And if you’ve been told once, you’ve been told 100 times: yo-yo dieting is bad for your health. While that may be true, new research suggests that “bad,” in this case, is relative. Turns out, you could be better of ricocheting between your scale’s highs and lows than not dieting at all.
Some yo-yo dieting mice may change opinions about how repeating the cycle of losing and gaining weight really affects your health. So far, researchers at Ohio University have found that the perils of being obese far outweigh the risks of going on and off diets. The research is pointing to the idea that yo-yo dieters are healthier and will live 25 percent longer than those who stay obese, and have better blood sugar.
According to the study’s lead author Edward List, Ph.D., a scientist at Ohio University's Edison Biotechnology Institute, the conventional wisdom on yo-yo dieting may prevent people from trying to lose weight. After all, what’s the point in fighting with your scale if its wild fluctuations are doing damage (not least of all to your self-esteem)?
"The new research shows that the simple act of gaining and losing weight does not seem detrimental to lifespan. I would hope that this encourages people to not give up," said List in a written statement.
Of course, past studies have found that yo-yo dieting does not improve overall health in everyone. While short-lived thinness could be better for obese people, it may not have the same benefits for people who are slightly overweight.
And then, there are the emotional repercussions.

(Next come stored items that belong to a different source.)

@@ -917,7 +807,7 @@
   }
   if (exists && part == 0)
     {
-      const int cost2 = a.win_origin ? 2 * light + 5 * (mixed - light) : 2 * mixed;
+      const int cost2 = a.windows ? 2 * light + 5 * (mixed - light) : 2 * mixed;
       level[slot] = !in_grid ? 255 : (cost2 >= a.n_maps ? 0 : (cost2 * 2 >= a.n_maps ? 1 : (cost2 * 8 >= a.n_maps ? 2 : 3)));
     }
 }
@@ -1009,24 +899,6 @@
 hipError_t launch_build_pyramid_levels(int64_t n_maps, const PyramidDesc &P, DepthTile *pyramids, hipStream_t stream) {
   if (n_maps <= 0 || P.n_levels <= 1) return hipSuccess;
   hipLaunchKernelGGL(pyramid_levels_kernel, dim3((unsigned)n_maps), dim3(1024), 0, stream, P, pyramids);
-  return hipGetLastError();
-}
-
-hipError_t launch_window_origins(const TileArgs &a, const MapRec *maps_dev, int tk, uint8_t *classes, int general_k,
-                                 hipStream_t stream) {
-  if (general_k || !a.win_origin || a.n_maps <= 0) return hipSuccess;
-  const int bz_count = std::min(2 * a.super_z, a.bricks_z - 2 * a.sbz_first);
-  const int64_t n_bricks = (int64_t)a.wbricks_x * a.wbricks_y * bz_count;
-  if (n_bricks <= 0) return hipSuccess;
-  const int64_t brick_groups = (n_bricks + 255) / 256;
-  const int span = a.first_map + a.n_maps - (a.first_map & ~3);
-  int group_views = kOriginViews;
-  while (group_views > 4 && brick_groups * ((span + group_views - 1) / group_views) < 2048) group_views >>= 1;
-  const dim3 grid((unsigned)brick_groups, (unsigned)((span + group_views - 1) / group_views));
-  if (a.rotated)
-    hipLaunchKernelGGL((window_origin_kernel<true>), grid, dim3(256), 0, stream, a, maps_dev, tk, classes, a.win_origin, group_views);
-  else
-    hipLaunchKernelGGL((window_origin_kernel<false>), grid, dim3(256), 0, stream, a, maps_dev, tk, classes, a.win_origin, group_views);
   return hipGetLastError();
 }
 
diff --git a/cudadepthmapintegration_amd/csrc/fusion_kernels.h b/cudadepthmapintegration_amd/csrc/fusion_kernels.h
--- a/cudadepthmapintegration_amd/csrc/fusion_kernels.h
+++ b/cudadepthmapintegration_amd/csrc/fusion_kernels.h
@@ -110,6 +110,16 @@
   float ax, ay, acz;
 };
 static_assert(sizeof(WinPair) == 16, "WinPair layout");
+constexpr int kEntryViews = 32;
+struct alignas(128) WinEntryRecs {
+  double rt2[4][kEntryViews];
+  double crow[8][kEntryViews];
+  float s8[8][3][kEntryViews];
+  float s16[8][3][kEntryViews];
+  float ferr[kEntryViews];
+  float e_abs[kEntryViews];
+};
+static_assert(sizeof(WinEntryRecs) == 12 * 256 + 50 * 128, "WinEntryRecs: whole lines per field");
 
 enum KMode : int {
   K_GENERAL = 0,
@@ -171,10 +181,9 @@
   unsigned long long *wg_times;
   int64_t wg_times_n;
   int32_t *queue_heads;
-  WinPair *win_origin;
-  int64_t win_delta;
+  const WinEntryRecs *win_entries;
+  int32_t windows, pad4;
   const WinRec *win_recs;
-  const FootRec *foot_recs;
   int32_t vb_bytes, vb_rowskip;
   int32_t win_cx, win_cy;
 };
@@ -244,8 +253,6 @@
                                int64_t n_maps, int W, int H, const PyramidDesc &desc, DepthTile *pyramids, uint8_t *valid, uint32_t *bits,
                                unsigned long long *counters, hipStream_t stream);
 hipError_t launch_build_pyramid_levels(int64_t n_maps, const PyramidDesc &desc, DepthTile *pyramids, hipStream_t stream);
-hipError_t launch_window_origins(const TileArgs &args, const MapRec *maps_dev, int tk, uint8_t *classes, int general_k,
-                                 hipStream_t stream);
 hipError_t launch_classify_bricks(const TileArgs &args, const MapRec *maps_dev, const PyramidDesc &desc, int tk,
                                   uint8_t *classes, uint8_t *coarse, int general_k, hipStream_t stream);
 int64_t coarse_class_bytes(const TileArgs &args, int tk);
diff --git a/cudadepthmapintegration_amd/csrc/fusion_tile.hip b/cudadepthmapintegration_amd/csrc/fusion_tile.hip
--- a/cudadepthmapintegration_amd/csrc/fusion_tile.hip
+++ b/cudadepthmapintegration_amd/csrc/fusion_tile.hip
@@ -425,16 +425,72 @@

Last year, another study on yo-yo dieting (also in mice), published in The Journal of Neuroscience, found stressed-out rodents with a history of dieting had a greater tendency to pig out on high-fat foods than similarly stressed mice that had never dieted. Researchers have known for some time that restrictive dieting is extremely stressful – to humans and mice alike. This study suggests that it may even reprogram how the brain reacts to stress and strengthen the emotional drive for food when faced with trying situations.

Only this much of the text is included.